The Agentic Revolution: From Pilot to Permanence
The most forward-looking element of KPMG’s analysis centers on what Zack Kass, former Head of Go-to-Market at OpenAI, describes as a “sharp move from pilots to ROI in the next year.” According to the research, 88 percent of organizations are already embedding AI agents into workflows, products, and value streams.
But here is where the analysis becomes genuinely provocative: Kass predicts that by 2027, high-performing organizations expect approximately half of their tech teams to consist of permanent human staff, with the remainder orchestrated through small, durable human cores managing large AI-augmented ecosystems.
This is not an incremental change. It represents a fundamental reimagining of how technology organizations function. Yet the report stops short of addressing the profound ethical, cultural, and practical implications of this transition. Questions remain about workforce reskilling, career progression in hybrid ecosystems, and who bears the social cost of this transformation.
Strategic Agility in an Age of Constant Obsolescence
The report correctly identifies that with the fast pace of innovation, tech plans are often obsolete before implementation. This observation points to a strategic crisis that transcends technology: how can organizations plan for a future that refuses to remain fixed long enough to be planned for?
KPMG’s prescription of coordinating investment priorities across the enterprise, building clarity around strategic decision-making, creating cultures that leverage the best of technology, and ensuring the foundations of data and resilience are sound, but may prove insufficient. These recommendations assume a stable enough environment for coordination and planning to remain meaningful activities.
What may be required instead is a more radical reimagining: organizations that treat strategy as a continuous adaptive process rather than an annual planning ritual.
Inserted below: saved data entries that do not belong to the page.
diff --git a/shadow_amd/csrc/routing.hip b/shadow_amd/csrc/routing.hip
--- a/shadow_amd/csrc/routing.hip
+++ b/shadow_amd/csrc/routing.hip
@@ -751,6 +751,10 @@
     int scan_mirrored = 0;
     int scan_mirror_cap = 0;
     DevBuf b_tri;
+    int scan_stream = 0;
+    int scan_streamed = 0;
+    DevBuf b_scansync;
+    Event ev_scan0, ev_scan1, ev_scan2;
     int test_fault = 0;
     std::shared_ptr<TablePool> tpool = std::make_shared<TablePool>();
     double ms_create_runtime = 0, ms_create_lib = 0;
@@ -858,7 +862,7 @@
     std::memcpy(&v, c.hbox + 64 * slot, sizeof(T));
     return v;
 }
-enum MailSlot { MS_EDGESTATS, MS_FLAGS, MS_TIMEOUT, MS_REDUCE, MS_TAIL0, MS_TAIL1, MS_NMULTI, MS_CHANGED, MS_MIN, MS_REDUCE2, MS_MIRROR };
+enum MailSlot { MS_EDGESTATS, MS_FLAGS, MS_TIMEOUT, MS_REDUCE, MS_TAIL0, MS_TAIL1, MS_NMULTI, MS_CHANGED, MS_MIN, MS_REDUCE2, MS_MIRROR, MS_SCANTO };
 
 struct Prelude {
     EdgeStats es;
@@ -1865,6 +1869,7 @@
     HIP_CHECK(hipStreamSynchronize(c.aux_stream));
     HIP_CHECK(hipStreamSynchronize(c.comm_stream));
     c.scan_mirrored = 0;
+    c.scan_streamed = 0;
     if (g.V == 0) {
         if (n) fail(SRG_ERR_ARG, "nodes given for an empty graph");
         return;
@@ -2864,7 +2869,7 @@
         lap("sdma agents");
         c->loss_stream = c->d2h_stream;
         for (Event* e : {&c->ev_a, &c->ev_b, &c->ev_c, &c->ev_d, &c->ev_e, &c->ev_ledges, &c->ev_wlate, &c->ev_fwreset,
-                         &c->ev_dst})
+                         &c->ev_dst, &c->ev_scan0, &c->ev_scan1, &c->ev_scan2})
             e->create();
         int wv = 0;
         if (hipDeviceGetAttribute(&wv, hipDeviceAttributeCanUseStreamWaitValue, device) == hipSuccess && wv) {
@@ -2988,6 +2993,10 @@
             if (!(value >= 0 && value <= 1073741824.0)) return SRG_ERR_ARG;
             ctx->scan_mirror_cap = (int)value;
             return SRG_OK;
+        case SRG_OPT_SCAN_STREAM:
+            if (value != 0 && value != 1) return SRG_ERR_ARG;
+            ctx->scan_stream = (int)value;
+            return SRG_OK;
         case SRG_OPT_TABLE_POOL_BYTES: {
             if (!(value >= 0.0 && value <= 1e15)) return SRG_ERR_ARG;
             std::lock_guard<std::mutex> pl(ctx->tpool->mu);
@@ -3044,6 +3053,8 @@
         case SRG_OPT_SCAN_MIRROR: *value = ctx->scan_mirror; break;
         case SRG_OPT_SCAN_MIRRORED: *value = ctx->scan_mirrored; break;
         case SRG_OPT_SCAN_MIRROR_CAP: *value = ctx->scan_mirror_cap; break;
+        case SRG_OPT_SCAN_STREAM: *value = ctx->scan_stream; break;
+        case SRG_OPT_SCAN_STREAMED: *value = ctx->scan_streamed; break;
         default: return SRG_ERR_ARG;
     }
     return SRG_OK;
diff --git a/shadow_amd/csrc/tight_sparse.hip.h b/shadow_amd/csrc/tight_sparse.hip.h
--- a/shadow_amd/csrc/tight_sparse.hip.h
+++ b/shadow_amd/csrc/tight_sparse.hip.h
@@ -3,6 +3,7 @@
 #include <stdint.h>
 
 #include "kernels.hip.h"
+#include "plan.h"
 
 namespace srg {
 
@@ -178,15 +179,17 @@
     uint32_t v[16];
 };
 
-__global__ void __launch_bounds__(512, 4) tight_v5(const uint32_t* __restrict__ DST, size_t npad, uint32_t dst_bytes,
-                                                    const uint32_t* __restrict__ nodes, uint32_t n, uint32_t V,
-                                                    uint32_t NT, uint32_t nbTT, uint32_t nbS, uint32_t nK, uint32_t c0,
-                                                    const uint32_t* __restrict__ goff, const uint32_t* __restrict__ rec,
-                                                    uint32_t* __restrict__ PRED, size_t ldp, uint32_t inf_check,
-                                                    const uint32_t* __restrict__ tri) {
+__device__ __forceinline__ uint32_t v5_launch_block(uint32_t bid) { return ((bid >> 3) >> 5) * 8 + (bid & 7); }
+
+__device__ __forceinline__ void tight_v5_scan(const uint32_t* __restrict__ DST, size_t npad, uint32_t dst_bytes,
+                                              const uint32_t* __restrict__ nodes, uint32_t n, uint32_t V, uint32_t NT,
+                                              uint32_t nbTT, uint32_t nbS, uint32_t nK, uint32_t c0,
+                                              const uint32_t* __restrict__ goff, const uint32_t* __restrict__ rec,
+                                              uint32_t* __restrict__ PRED, size_t ldp, uint32_t inf_check,
+                                              const uint32_t* __restrict__ tri) {
     __shared__ __attribute__((aligned(16))) uint32_t rows[2 * V5_UC * V5_SB];
-    const uint32_t bid = blockIdx.x, xcd = bid & 7, slot = bid >> 3;
-    const uint32_t blk = (slot >> 5) * 8 + xcd, nbb = (nbTT + 3) / 4;
+    const uint32_t bid = blockIdx.x, slot = bid >> 3;
+    const uint32_t blk = v5_launch_block(bid), nbb = (nbTT + 3) / 4;
     uint32_t tb = blk % nbb, sg = blk / nbb;
     if (tri) {
         const uint32_t d = tri[blk];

Technology leadership must become less about selecting the right technologies and more about building organizational systems capable of rapid experimentation, learning, and adaptation.
The Quantum and AGI Horizon
The report’s discussion of emerging technologies beyond current AI capabilities, particularly quantum computing and artificial general intelligence, highlights an essential but often overlooked leadership responsibility: preparing for discontinuities.
As KPMG notes, agentic AI commands attention while quantum provides immense computing power with security implications. Meanwhile, AGI and artificial superintelligence represent possibilities that are simultaneously distant and potentially transformative. The challenge for technology leaders is maintaining focus on near-term execution while building organizational flexibility for technological shifts that remain fundamentally unpredictable.
Conclusion: Leadership Beyond Technology
What emerges from KPMG’s comprehensive research is a portrait of technology leadership that transcends technical competence. Success in the Intelligence Age demands the ability to balance ambition with pragmatism, to measure value with sophistication, to build adaptive strategies in unstable environments, and to prepare organizations for futures that may look radically different from the present.
The executives surveyed for this report understand these challenges intellectually. The question that will define the next several years is whether they can translate that understanding into organizational reality, moving from plans on paper to sustained competitive advantage in practice.
For those waiting for certainty before acting, KPMG’s research offers a clear message: the time for tentative experimentation has passed. The Intelligence Age is not approaching. It has arrived. The only question remaining is whether organizations will lead, follow, or become obsolete.